In most quantum mechanics text books, the resolution of the identity or completeness relation is stated in the following (or similar) form
$$ \mathbb I_\mathcal H = \sum\limits_n |\lambda_n\rangle \langle \lambda_n| + \int |\lambda\rangle\langle \lambda| \,\mathrm d\lambda\quad , \tag{1} $$
where $|\lambda_n\rangle$ and $|\lambda\rangle$ denote the (generalized) eigenvectors of some observable $O$ (here a non-degenerate case is assumed). I wonder why or under which conditions we can do this:
In general, the spectral theorem states (at least one formulation of it) that for a given self-adjoint operator, there exists a (unique) spectral family $\{E_\lambda\}_{\lambda\in \mathbb R}$ such that
$$ O =\int\limits_\mathbb R \lambda\,\mathrm dE_\lambda \quad . \tag{2} $$
For the identity operator, we thus obtain
$$\mathbb I_\mathcal H = \int \limits_\mathbb R \mathrm dE_\lambda \quad .\tag{3} $$
I think that in order to arrive at $(1)$, we have to be able to write, at least formally, in the continuous part of the spectrum: $$\mathrm dE_\lambda = \frac{\mathrm dE_\lambda}{\mathrm d\lambda} \mathrm d \lambda = |\lambda\rangle \langle \lambda| \, \mathrm d \lambda \quad , \tag{4}$$
which suggests to me that $E_\lambda$ must be differentiable and hence continuous. Am I right to think that this, probably among other things, means that in the range of the integration in $(1)$, there cannot be an eigenvalue embedded in the continuum$?^\dagger$ I think I could make sense of $(1)$ if the spectrum is split like e.g. in the case of the hydrogen atom: For all energies below $0$, we have bound states and hence eigenvalues and eigenvectors and then the continuum part follows, not 'interrupted' by bound states again, such that we could integrate from $0$ to $\infty$.

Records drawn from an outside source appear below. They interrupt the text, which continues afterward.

@@ -521,14 +571,9 @@
       constexpr int TAIL = decltype(tail_c)::value;
       const int b = kt & 1;
       const unsigned char *L = lds + (uint32_t)b * P8_BUF;
-#pragma unroll
-      for (int kg = 0; kg < 4; ++kg) wb0[kg] = *reinterpret_cast<const uint4 *>(L + P8_OFF_B0 + b_addr[kg]);
-#pragma unroll
-      for (int kg = 0; kg < 4; ++kg)
-#pragma unroll
-        for (int i2 = 0; i2 < 2; ++i2) xa[i2][kg] = *reinterpret_cast<const uint4 *>(L + P8_OFF_A0 + i2 * (32 * P8_ROWB) + a_addr[kg]);
-#pragma unroll
-      for (int kg = 0; kg < 4; ++kg) wb1[kg] = *reinterpret_cast<const uint4 *>(L + P8_OFF_B1 + b_addr[kg]);
+      read_b(L + P8_OFF_B0, wb0);
+      read_a(L + P8_OFF_A0, xa);
+      read_b(L + P8_OFF_B1, wb1);
       __builtin_amdgcn_sched_barrier(0);
       if (TAIL <= 1) { stage(cur, 2, c1, t1, b ^ 1); stage(cur, 3, c1, t1, b ^ 1); }
       if (TAIL <= 1) asm volatile("s_waitcnt vmcnt(8) lgkmcnt(0)" ::: "memory");
@@ -541,10 +586,7 @@
       __builtin_amdgcn_s_setprio(0);
       __builtin_amdgcn_sched_barrier(0);
       barrier();
-#pragma unroll
-      for (int kg = 0; kg < 4; ++kg)
-#pragma unroll
-        for (int i2 = 0; i2 < 2; ++i2) xa[i2][kg] = *reinterpret_cast<const uint4 *>(L + P8_OFF_A1 + i2 * (32 * P8_ROWB) + a_addr[kg]);
+      read_a(L + P8_OFF_A1, xa);
       __builtin_amdgcn_sched_barrier(0);
       if (TAIL == 0) { stage(cur, 0, c2, t2, b); stage(cur, 1, c2, t2, b); }
       if (TAIL == 0) asm volatile("s_waitcnt vmcnt(6) lgkmcnt(0)" ::: "memory");
@@ -567,6 +609,7 @@
     ktile2(kt, J2{});
     if (wm == 0) __builtin_amdgcn_s_barrier();
     asm volatile("" ::: "memory");
+    if (it == (int)blockIdx.x) stamp(2);
 
     const bool has_next = it + grid < total;
     TileAddr nxt = cur;
@@ -581,32 +624,61 @@
       unsigned char *scr = lds + P8_BUF + wave * (64 * P8_ROWB);
 #pragma unroll
       for (int h = 0; h < 2; ++h) {
-        uint32_t vmask = 0;
-#pragma unroll
-        for (int i2 = 0; i2 < 2; ++i2) vmask |= ((vw[wm * 4 + h * 2 + i2] >> lr) & 1u) << i2;
-#pragma unroll
-        for (int j = 0; j < 2; ++j) {
-#pragma unroll
-          for (int q = 0; q < 4; ++q) {
-            const int chl = wn * 64 + j * 32 + 8 * q + 4 * lh;
+        if constexpr (NARROW) {
+          uint32_t vmask = 0;
+#pragma unroll
+          for (int f4 = 0; f4 < 4; ++f4) vmask |= ((vw[wm * 4 + h * 2 + (f4 >> 1)] >> ((f4 & 1) * 16 + lr)) & 1u) << f4;
+#pragma unroll
+          for (int cf = 0; cf < 4; ++cf) {
+            const int chl = wn * 64 + cf * 16 + 4 * lh;
             const float4 b4 = *reinterpret_cast<const float4 *>(par + chl);
             const float4 sc4 = *reinterpret_cast<const float4 *>(par + 256 + chl);
             const float4 sh4 = *reinterpret_cast<const float4 *>(par + 512 + chl);
             const float b[4] = {b4.x, b4.y, b4.z, b4.w}, sc[4] = {sc4.x, sc4.y, sc4.z, sc4.w}, sh[4] = {sh4.x, sh4.y, sh4.z, sh4.w};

But what happens if there is an eigenvalue embedded in the continuum? Are the corresponding projectors already in the sum in $(1)$? Then how can one appropriately split the integration domain? My concern is due to the fact that at an eigenvalue $\lambda_k$, $E_{\lambda_k}$ is not left continuous (although right continuous by definition), so I guess there could arise some problems.
Summing up: When and why can we explicitly split the discrete (more precisely point (?)) and continuous part of the spectrum in the resolution of the identity in $(1)$? In the range of the integration, is it assumed that there are no eigenvalues embedded in the continuum? If this holds true, how would the resolution of the identity look like in the case of embedded eigenvalues?
My knowledge in functional analysis as well as measure theory is very limited, hence my naive question. I know that many formulations are not precise and mathematical rigorous.
$^{\dagger}$ In chapter $2$, page $48$ of Quantum Mechanics I. Galindo and Pascual. Springer it is noted that the in order to write $(1)$, it is assumed that the corresponding operator has no continuous singular spectrum, but I don't know enough of the math such that I could make sense of this (and it isn't even defined in the book).
In all other text books (for physicists) of quantum mechanics I've looked into, if the spectral theorem was elaborated at all, then only the cases of a purely continuous and purely discrete spectrum are discussed, c.f. chapter $1$ of Quantum mechanics: A modern development. Ballentine. World Scientific or section $4.5$ in Quantum Theory: Concepts and Methods. Peres. Kluwer Academic. The examples presented there make sense to me, but no spectral family for an operator with mixed spectrum is constructed, which seems to be part of my problem in understanding this question.